Core inflation “has collapsed” due to a broad-based weakness in demand, said Rupa Rege Nitsure, group chief economist at L&T Financial Services in Mumbai. “India needs to focus on growth and arrest the deflationary trends.”
An overwhelming majority of data have pointed to continued weakness in the economy that expanded 5% in the quarter ended June -- the slowest pace in six years. The slump gives members of the Reserve Bank of India’s Monetary Policy Committee reason to stick with their accommodative policy stance, although room for a deep cut may be limited given the rebound in headline inflation.
“Future rate cut may be less aggressive accompanied with lack of unanimity about the rate cut path,” said Shubhada Rao, chief economist at Yes Bank Ltd. in Mumbai.
With the RBI already cutting interest rates five times this year, by a cumulative 135 basis points to 5.15%, economists expect the rate to fall further to 4.9% by the end of March 2020.
“We expect the RBI to maintain its easing bias on the back of sluggish growth, and weak generalized inflation pressures,” Teresa John, an economist at Nirmal Bang Equities Pvt., said before the data. While John expects a 15 basis-point cut at the next policy meeting in December, she didn’t rule out a large cut should growth numbers “surprise substantially on the downside below 5%.”
Gross domestic product data for the three months to September is due Nov. 29 and will probably show a mild recovery in growth to 5.5%. Economists, however, say the main reason for that may be more because of a favorable base effect.
Onion Imports
The inflation-targeting RBI expects food prices to stabilize, while forecasting headline inflation to stay well below its medium-term target of 4% for the rest of the fiscal year through March.

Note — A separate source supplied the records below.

template <int BF16>
__global__ __launch_bounds__(512) void k_dpt_head_tail_p(HeadTailParams P, int tiles_x, int tiles_y, int ntiles, int chunk)
{
    typedef typename eo_traits<BF16>::T T;
    extern __shared__ __attribute__((aligned(16))) unsigned char s_all[];
    unsigned char *s_w = s_all, *s_act = s_all + HTP_W_BYTES;
    const int tid = threadIdx.x, wave = tid >> 6, lane = tid & 63, hi = lane >> 5, l31 = lane & 31;
    for (int i = tid; i < HTP_W_BYTES / 16; i += 512)
        reinterpret_cast<uint4 *>(s_w)[i] = reinterpret_cast<const uint4 *>(P.wfrag)[i];
    for (int orig = blockIdx.x; orig < 8 * chunk; orig += gridDim.x) {
        const int tile = (orig & 7) * chunk + (orig >> 3);
        if (tile >= ntiles) continue;
        const int txi = tile % tiles_x, tyi = (tile / tiles_x) % tiles_y, b = tile / (tiles_x * tiles_y);
        const int ty0 = tyi * HTP_TH, tx0 = txi * HT_TW;
        const T *x = (const T *)P.x + (size_t)b * P.ih * P.iw * 128;
        __syncthreads();
        for (int i0 = tid; i0 < HTP_NPIX * 16; i0 += 512 * 4) {
            T a[4][8], bq[4][8], cq[4][8], d[4][8];
            float w00[4], w01[4], w10[4], w11[4];
            bool inside[4], live[4];
#pragma unroll
            for (int u = 0; u < 4; u++) {
                const int i = i0 + u * 512;
                live[u] = i < HTP_NPIX * 16;
                const int pix = min(i, HTP_NPIX * 16 - 1) >> 4, chunk16 = i & 15;
                const int r = pix / HT_PW, c = pix - r * HT_PW;
                const int oy = ty0 - 1 + r, ox = tx0 - 1 + c;
                inside[u] = live[u] && oy >= 0 && oy < P.oh && ox >= 0 && ox < P.ow;
                const float fy = P.sy * max(oy, 0), fx = P.sx * max(ox, 0);
                const int y0 = min((int)fy, P.ih - 1), x0 = min((int)fx, P.iw - 1);
                const int y1 = min(y0 + 1, P.ih - 1), x1 = min(x0 + 1, P.iw - 1);
                const float ty = fy - y0, tx = fx - x0;
                w00[u] = (1.f - ty) * (1.f - tx); w01[u] = (1.f - ty) * tx; w10[u] = ty * (1.f - tx); w11[u] = ty * tx;
                __builtin_memcpy(a[u], x + ((size_t)y0 * P.iw + x0) * 128 + chunk16 * 8, 16);
                __builtin_memcpy(bq[u], x + ((size_t)y0 * P.iw + x1) * 128 + chunk16 * 8, 16);
                __builtin_memcpy(cq[u], x + ((size_t)y1 * P.iw + x0) * 128 + chunk16 * 8, 16);
                __builtin_memcpy(d[u], x + ((size_t)y1 * P.iw + x1) * 128 + chunk16 * 8, 16);
            }
#pragma unroll
            for (int u = 0; u < 4; u++) {
                if (!live[u]) continue;
                const int i = i0 + u * 512;
                const int pix = i >> 4, chunk16 = i & 15;
                T o[8];
#pragma unroll
                for (int k = 0; k < 8; k++)
                    o[k] = inside[u] ? (T)(w00[u] * (float)a[u][k] + w01[u] * (float)bq[u][k] + w10[u] * (float)cq[u][k] + w11[u] * (float)d[u][k])
                                     : (T)0.f;
                __builtin_memcpy(s_act + pix * 256 + ((chunk16 ^ (pix & 15)) << 4), o, 16);
            }
        }
        __syncthreads();
        ht_f32x16 acc;
#pragma unroll
        for (int r = 0; r < 16; r++) acc[r] = 0.f;
        const unsigned char *wf = s_w + ((size_t)hi * 32 + l31) * 16;
#pragma unroll
        for (int tap = 0; tap < 9; tap++) {
            const int dy = tap / 3, dx = tap - dy * 3;
            const int pix = (wave + dy) * HT_PW + l31 + dx;
#pragma unroll
            for (int s8 = 0; s8 < 8; s8++) {
                const uint4 wraw = *reinterpret_cast<const uint4 *>(wf + (size_t)(tap * 8 + s8) * 2 * 32 * 16);
                const uint4 araw = *reinterpret_cast<const uint4 *>(s_act + pix * 256 + (((2 * s8 + hi) ^ (pix & 15)) << 4));
                if (BF16) {
                    union { uint4 u; ht_bf16x8 v; } wa, ab; wa.u = wraw; ab.u = araw;
                    acc = __builtin_amdgcn_mfma_f32_32x32x16_bf16(wa.v, ab.v, acc, 0, 0, 0);
                } else {
                    union { uint4 u; ht_f16x8 v; } wa, ab; wa.u = wraw; ab.u = araw;
                    acc = __builtin_amdgcn_mfma_f32_32x32x16_f16(wa.v, ab.v, acc, 0, 0, 0);
                }
            }
        }
        float part = 0.f;
#pragma unroll
        for (int r = 0; r < 16; r++) {
            const int ch = (r & 3) + 8 * (r >> 2) + 4 * hi;
            const float v = fmaxf(acc[r] + P.b2[ch], 0.f);
            part += P.w3[ch] * v;
        }
        part += __shfl_xor(part, 32, 64);
        float res = part + P.b3;
        if (P.relu_out) res = fmaxf(res, 0.f);
        const int oy = ty0 + wave, ox = tx0 + l31;
        if (hi == 0 && oy < P.oh && ox < P.ow) ((T *)P.out)[((size_t)b * P.oh + oy) * P.ow + ox] = (T)res;
    }
}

India’s government moved to control prices of onions by importing 100,000 tons of the vegetable, Food and Consumer Affairs Minister Ram Vilas Paswan said via Twitter. The kitchen staple will be available for distribution in local markets between Nov. 15 to Dec. 15.

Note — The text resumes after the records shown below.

Result: faster. 28070 (median of 6 runs) (+1.2%).

```diff
diff --git a/cerebralsignalnetworks_amd/cabi.py b/cerebralsignalnetworks_amd/cabi.py
--- a/cerebralsignalnetworks_amd/cabi.py
+++ b/cerebralsignalnetworks_amd/cabi.py
@@ -456,6 +456,11 @@
     def half_tile_launches(self, which):
         return load().csn_lstm_plan_half_tile_launches(self._plan, which)
 
+    def bwd_launches(self, which):
+        fn = load().csn_lstm_plan_bwd_launches
+        fn.restype, fn.argtypes = _c_int, [_c_void_p, _c_int]
+        return int(fn(self._plan, which))
+
     def forward(self, x_bti, w_ih, w_hh, b_ih, b_hh, want_all=False, h0=None, c0=None, want_state=False, y_all=None,
                 state_out=None):
         d = self.desc
diff --git a/cerebralsignalnetworks_amd/csrc/csn_common.h b/cerebralsignalnetworks_amd/csrc/csn_common.h
--- a/cerebralsignalnetworks_amd/csrc/csn_common.h
+++ b/cerebralsignalnetworks_amd/csrc/csn_common.h
@@ -42,7 +42,7 @@
 
 struct Options {
   bool cell_v1, no_persist, no_persist_bwd, persist_streams, no_xcd_local, no_rotate, no_fuse_x, no_beside, beside_128,
-      no_side_stream, fwd_ksplit, fwd_nsplit, fwd_flags, bwd_flags, dpoll_no_hint, fwd_hint, gemm_no_dma, gemm_no_256, gemm_generic, tn_no_tr, tn_no_stagger, filter_v1, tags_no_rearm, gemm_no_192, no_half_tiles, nt_no_w4, no_fwd_park;
+      no_side_stream, fwd_ksplit, fwd_nsplit, fwd_flags, bwd_flags, dpoll_no_hint, fwd_hint, gemm_no_dma, gemm_no_256, gemm_generic, tn_no_tr, tn_no_stagger, filter_v1, tags_no_rearm, gemm_no_192, no_half_tiles, nt_no_w4, no_fwd_park, bwd_no_merge;
   int chunk;
   int tn_stages;
 };
@@ -69,6 +69,7 @@
   o.fwd_nsplit = on("CSN_FWD_NSPLIT");
   o.fwd_flags = on("CSN_FWD_FLAGS");
   o.bwd_flags = on("CSN_BWD_FLAGS");
+  o.bwd_no_merge = on("CSN_BWD_NO_MERGE");
   o.dpoll_no_hint = on("CSN_DPOLL_NO_HINT");
   o.fwd_hint = on("CSN_FWD_HINT");
   o.tn_no_stagger = on("CSN_TN_NO_STAGGER");
diff --git a/cerebralsignalnetworks_amd/csrc/lstm.hip b/cerebralsignalnetworks_amd/csrc/lstm.hip
--- a/cerebralsignalnetworks_amd/csrc/lstm.hip
+++ b/cerebralsignalnetworks_amd/csrc/lstm.hip
@@ -18,7 +18,7 @@
 };
 struct WsLayout {
   LayerWs layer[8];
-  size_t x_c, x_blk, wih0_blk, dy_tm, tn_scratch, colsum, status, agree, agree_b, zeros_bh, f32_bias_part, total;
+  size_t x_c, x_blk, wih0_blk, dy_tm, tn_scratch, colsum, status, agree, agree_b, merge_cnt, zeros_bh, f32_bias_part, total;
   size_t zero_fwd, zero_fwd_bytes, zero_bwd, zero_bwd_bytes;
   bool fuse_x;
   bool il, persist, persist_bwd;
@@ -121,6 +121,7 @@
       w.layer[l].bflags = take((size_t)d.T * (Bpad / 64) * 3 * kPersistFlagLine * 4);
     }
     w.agree_b = take(((size_t)d.T + 8) * 8 * sizeof(unsigned long long));
+    w.merge_cnt = take((2 * (size_t)d.L * d.T * sizeof(unsigned) + 15) / 16 * 16);
     w.zero_bwd_bytes = off - w.zero_bwd;
   }
   if (training) {
@@ -426,6 +427,7 @@
   csn::SideCtx sc;
   csn::Prof prof;
   int dgates_copies = 0;
+  int bwd_launches[2] = {0, 0};
   int half_launches[2] = {0, 0};
   csnGradReadyFn grad_cb = nullptr;
   void* grad_cb_user = nullptr;
@@ -513,6 +515,9 @@
 
 extern "C" int csn_lstm_plan_dgates_copies(const csnLstmPlan* P) { return P == nullptr ? -1 : P->dgates_copies; }
 
+extern "C" int csn_lstm_plan_bwd_launches(const csnLstmPlan* P, int which) {
+  return (P == nullptr || which < 0 || which > 1) ? -1 : P->bwd_launches[which];
+}
 extern "C" int csn_lstm_plan_half_tile_launches(const csnLstmPlan* P, int which) {
   return (P == nullptr || which < 0 || which > 1) ? -1 : P->half_launches[which];
 }
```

Bloomberg Economics’ Abhishek Gupta said the elevated readings will not last long enough with plentiful rains bolstering farm output and keeping a lid on prices. However, worries about slowing growth will keep alive expectations of more monetary stimulus.
“A widening output gap continues to sap underlying inflation pressures, with the core gauge set to ease further below target -- allowing room for further monetary stimulus to spur growth,” he said.
“The probability is rising that the RBI might wait to get a better sense of the inflationary trajectory,” said Kunal Kundu, an analyst at Societe Generale Gsc Pvt. in Bengaluru. “The easing cycle has not ended since RBI would be expected to do the heavy lifting for the economy in the absence of fiscal space for pump priming the economy.”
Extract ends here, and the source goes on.